Work task:
The following data has a line with "for (int u = 0; u < UNR;" and a line with "Rec4<R>::put(farB + lane". Write out exactly those lines and all the lines between them.
── Records provided ──
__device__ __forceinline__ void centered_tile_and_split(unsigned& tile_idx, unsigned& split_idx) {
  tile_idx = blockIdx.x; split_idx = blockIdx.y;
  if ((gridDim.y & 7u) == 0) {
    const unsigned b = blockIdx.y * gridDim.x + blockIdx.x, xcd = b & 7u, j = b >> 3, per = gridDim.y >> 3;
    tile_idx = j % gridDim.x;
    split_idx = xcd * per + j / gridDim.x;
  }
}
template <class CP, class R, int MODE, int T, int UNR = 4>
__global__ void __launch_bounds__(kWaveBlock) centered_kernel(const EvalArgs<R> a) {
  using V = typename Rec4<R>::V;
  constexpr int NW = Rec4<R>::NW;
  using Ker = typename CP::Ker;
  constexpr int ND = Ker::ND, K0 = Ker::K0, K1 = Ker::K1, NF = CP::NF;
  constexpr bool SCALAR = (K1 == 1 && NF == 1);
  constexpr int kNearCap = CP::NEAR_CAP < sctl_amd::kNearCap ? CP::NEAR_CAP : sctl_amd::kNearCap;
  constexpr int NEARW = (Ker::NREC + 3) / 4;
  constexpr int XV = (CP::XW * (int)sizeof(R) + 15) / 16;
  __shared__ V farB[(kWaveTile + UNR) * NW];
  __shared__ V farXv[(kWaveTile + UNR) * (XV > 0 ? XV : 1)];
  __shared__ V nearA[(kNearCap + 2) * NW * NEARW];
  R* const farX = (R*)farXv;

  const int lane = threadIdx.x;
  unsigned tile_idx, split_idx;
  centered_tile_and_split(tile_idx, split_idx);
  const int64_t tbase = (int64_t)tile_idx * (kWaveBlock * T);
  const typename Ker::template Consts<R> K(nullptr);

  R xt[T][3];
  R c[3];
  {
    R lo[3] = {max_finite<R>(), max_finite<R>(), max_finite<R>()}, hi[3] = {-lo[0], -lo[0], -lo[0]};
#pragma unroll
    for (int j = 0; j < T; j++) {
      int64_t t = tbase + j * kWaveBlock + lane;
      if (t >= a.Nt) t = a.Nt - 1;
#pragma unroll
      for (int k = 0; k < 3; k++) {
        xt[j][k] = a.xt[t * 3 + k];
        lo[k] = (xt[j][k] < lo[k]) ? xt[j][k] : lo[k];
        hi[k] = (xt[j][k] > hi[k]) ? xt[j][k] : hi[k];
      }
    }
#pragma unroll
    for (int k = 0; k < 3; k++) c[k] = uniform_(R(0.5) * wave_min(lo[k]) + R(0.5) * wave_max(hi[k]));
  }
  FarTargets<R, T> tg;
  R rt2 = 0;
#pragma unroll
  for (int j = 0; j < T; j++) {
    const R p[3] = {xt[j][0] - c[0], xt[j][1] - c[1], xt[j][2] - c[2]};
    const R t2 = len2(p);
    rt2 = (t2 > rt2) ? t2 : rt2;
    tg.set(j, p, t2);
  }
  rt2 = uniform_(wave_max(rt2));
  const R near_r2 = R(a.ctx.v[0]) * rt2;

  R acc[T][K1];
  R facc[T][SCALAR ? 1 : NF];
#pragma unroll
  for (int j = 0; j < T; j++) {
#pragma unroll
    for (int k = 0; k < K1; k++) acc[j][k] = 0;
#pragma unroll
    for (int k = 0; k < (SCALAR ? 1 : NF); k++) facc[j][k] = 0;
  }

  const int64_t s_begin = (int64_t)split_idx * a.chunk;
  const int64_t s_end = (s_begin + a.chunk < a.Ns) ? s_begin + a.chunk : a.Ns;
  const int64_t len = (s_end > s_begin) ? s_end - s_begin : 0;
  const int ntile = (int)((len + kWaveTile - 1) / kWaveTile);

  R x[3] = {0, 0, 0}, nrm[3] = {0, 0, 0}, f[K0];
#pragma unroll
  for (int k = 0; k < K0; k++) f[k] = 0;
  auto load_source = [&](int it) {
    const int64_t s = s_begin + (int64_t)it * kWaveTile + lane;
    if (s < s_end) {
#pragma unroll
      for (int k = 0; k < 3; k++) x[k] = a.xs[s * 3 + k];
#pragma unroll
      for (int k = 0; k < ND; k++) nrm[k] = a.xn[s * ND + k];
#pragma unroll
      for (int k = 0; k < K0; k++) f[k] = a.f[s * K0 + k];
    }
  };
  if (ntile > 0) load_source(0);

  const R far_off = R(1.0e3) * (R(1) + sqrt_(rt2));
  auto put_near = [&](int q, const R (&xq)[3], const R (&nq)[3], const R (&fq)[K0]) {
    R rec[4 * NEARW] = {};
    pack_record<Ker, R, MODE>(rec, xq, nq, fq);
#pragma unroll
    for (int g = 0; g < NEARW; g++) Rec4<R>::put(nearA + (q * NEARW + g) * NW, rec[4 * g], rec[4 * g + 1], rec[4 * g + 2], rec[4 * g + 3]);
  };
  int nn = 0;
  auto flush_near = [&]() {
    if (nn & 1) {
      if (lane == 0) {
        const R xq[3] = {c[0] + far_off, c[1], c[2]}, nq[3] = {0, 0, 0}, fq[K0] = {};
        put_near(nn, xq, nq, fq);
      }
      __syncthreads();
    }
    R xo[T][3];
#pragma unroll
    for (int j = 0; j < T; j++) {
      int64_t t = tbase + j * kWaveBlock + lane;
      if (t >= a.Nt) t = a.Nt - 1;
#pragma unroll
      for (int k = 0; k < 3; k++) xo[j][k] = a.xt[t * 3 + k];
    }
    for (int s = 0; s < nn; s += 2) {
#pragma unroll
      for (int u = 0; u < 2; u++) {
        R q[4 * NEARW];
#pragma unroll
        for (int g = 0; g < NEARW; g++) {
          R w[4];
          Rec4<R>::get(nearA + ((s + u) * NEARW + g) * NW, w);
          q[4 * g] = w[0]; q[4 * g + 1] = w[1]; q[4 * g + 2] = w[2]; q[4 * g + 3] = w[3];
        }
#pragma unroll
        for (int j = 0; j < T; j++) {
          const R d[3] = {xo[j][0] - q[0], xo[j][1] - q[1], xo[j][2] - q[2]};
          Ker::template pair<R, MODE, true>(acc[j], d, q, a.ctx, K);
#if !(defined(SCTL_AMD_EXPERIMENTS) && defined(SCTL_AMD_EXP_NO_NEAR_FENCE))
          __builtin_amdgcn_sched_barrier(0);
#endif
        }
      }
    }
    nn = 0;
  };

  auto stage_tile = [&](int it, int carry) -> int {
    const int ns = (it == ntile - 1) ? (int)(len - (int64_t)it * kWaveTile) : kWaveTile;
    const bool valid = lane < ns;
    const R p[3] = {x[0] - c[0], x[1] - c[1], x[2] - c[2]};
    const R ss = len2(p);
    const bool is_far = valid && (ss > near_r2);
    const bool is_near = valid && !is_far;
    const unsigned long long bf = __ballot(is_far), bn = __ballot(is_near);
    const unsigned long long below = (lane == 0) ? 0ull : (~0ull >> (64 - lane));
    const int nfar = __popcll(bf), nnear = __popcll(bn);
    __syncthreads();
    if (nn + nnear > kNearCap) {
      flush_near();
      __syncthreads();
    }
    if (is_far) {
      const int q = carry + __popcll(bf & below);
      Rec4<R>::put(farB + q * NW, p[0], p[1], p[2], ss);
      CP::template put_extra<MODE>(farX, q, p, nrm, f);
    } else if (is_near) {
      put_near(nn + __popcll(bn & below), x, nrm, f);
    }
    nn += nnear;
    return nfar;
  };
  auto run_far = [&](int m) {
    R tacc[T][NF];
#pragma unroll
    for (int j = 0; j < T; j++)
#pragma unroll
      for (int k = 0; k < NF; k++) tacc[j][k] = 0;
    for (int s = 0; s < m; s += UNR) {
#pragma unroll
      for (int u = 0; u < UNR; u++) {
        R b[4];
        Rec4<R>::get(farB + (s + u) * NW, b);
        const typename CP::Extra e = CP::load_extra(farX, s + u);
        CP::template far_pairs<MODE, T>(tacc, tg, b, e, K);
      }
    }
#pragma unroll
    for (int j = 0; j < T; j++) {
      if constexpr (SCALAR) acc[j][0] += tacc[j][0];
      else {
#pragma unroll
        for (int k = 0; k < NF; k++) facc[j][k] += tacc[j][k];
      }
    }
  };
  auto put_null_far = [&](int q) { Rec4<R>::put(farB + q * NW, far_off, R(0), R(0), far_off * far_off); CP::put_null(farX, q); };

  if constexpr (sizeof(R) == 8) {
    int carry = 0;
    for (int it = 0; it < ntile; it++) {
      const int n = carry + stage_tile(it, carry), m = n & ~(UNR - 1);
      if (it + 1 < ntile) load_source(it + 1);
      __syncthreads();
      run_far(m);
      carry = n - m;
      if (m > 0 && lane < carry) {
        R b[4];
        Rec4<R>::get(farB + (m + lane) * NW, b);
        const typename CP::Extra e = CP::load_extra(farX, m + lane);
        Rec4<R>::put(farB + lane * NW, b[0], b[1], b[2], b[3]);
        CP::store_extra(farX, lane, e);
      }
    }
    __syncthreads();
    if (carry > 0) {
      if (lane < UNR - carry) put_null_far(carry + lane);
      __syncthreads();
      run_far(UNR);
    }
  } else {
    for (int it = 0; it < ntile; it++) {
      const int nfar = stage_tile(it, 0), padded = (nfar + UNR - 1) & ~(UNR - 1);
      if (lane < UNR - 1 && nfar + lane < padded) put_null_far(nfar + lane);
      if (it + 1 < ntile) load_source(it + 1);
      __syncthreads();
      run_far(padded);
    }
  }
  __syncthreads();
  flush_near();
───
Completed exercise:
      for (int u = 0; u < UNR; u++) {
        R b[4];
        Rec4<R>::get(farB + (s + u) * NW, b);
        const typename CP::Extra e = CP::load_extra(farX, s + u);
        CP::template far_pairs<MODE, T>(tacc, tg, b, e, K);
      }
    }
#pragma unroll
    for (int j = 0; j < T; j++) {
      if constexpr (SCALAR) acc[j][0] += tacc[j][0];
      else {
#pragma unroll
        for (int k = 0; k < NF; k++) facc[j][k] += tacc[j][k];
      }
    }
  };
  auto put_null_far = [&](int q) { Rec4<R>::put(farB + q * NW, far_off, R(0), R(0), far_off * far_off); CP::put_null(farX, q); };

  if constexpr (sizeof(R) == 8) {
    int carry = 0;
    for (int it = 0; it < ntile; it++) {
      const int n = carry + stage_tile(it, carry), m = n & ~(UNR - 1);
      if (it + 1 < ntile) load_source(it + 1);
      __syncthreads();
      run_far(m);
      carry = n - m;
      if (m > 0 && lane < carry) {
        R b[4];
        Rec4<R>::get(farB + (m + lane) * NW, b);
        const typename CP::Extra e = CP::load_extra(farX, m + lane);
        Rec4<R>::put(farB + lane * NW, b[0], b[1], b[2], b[3]);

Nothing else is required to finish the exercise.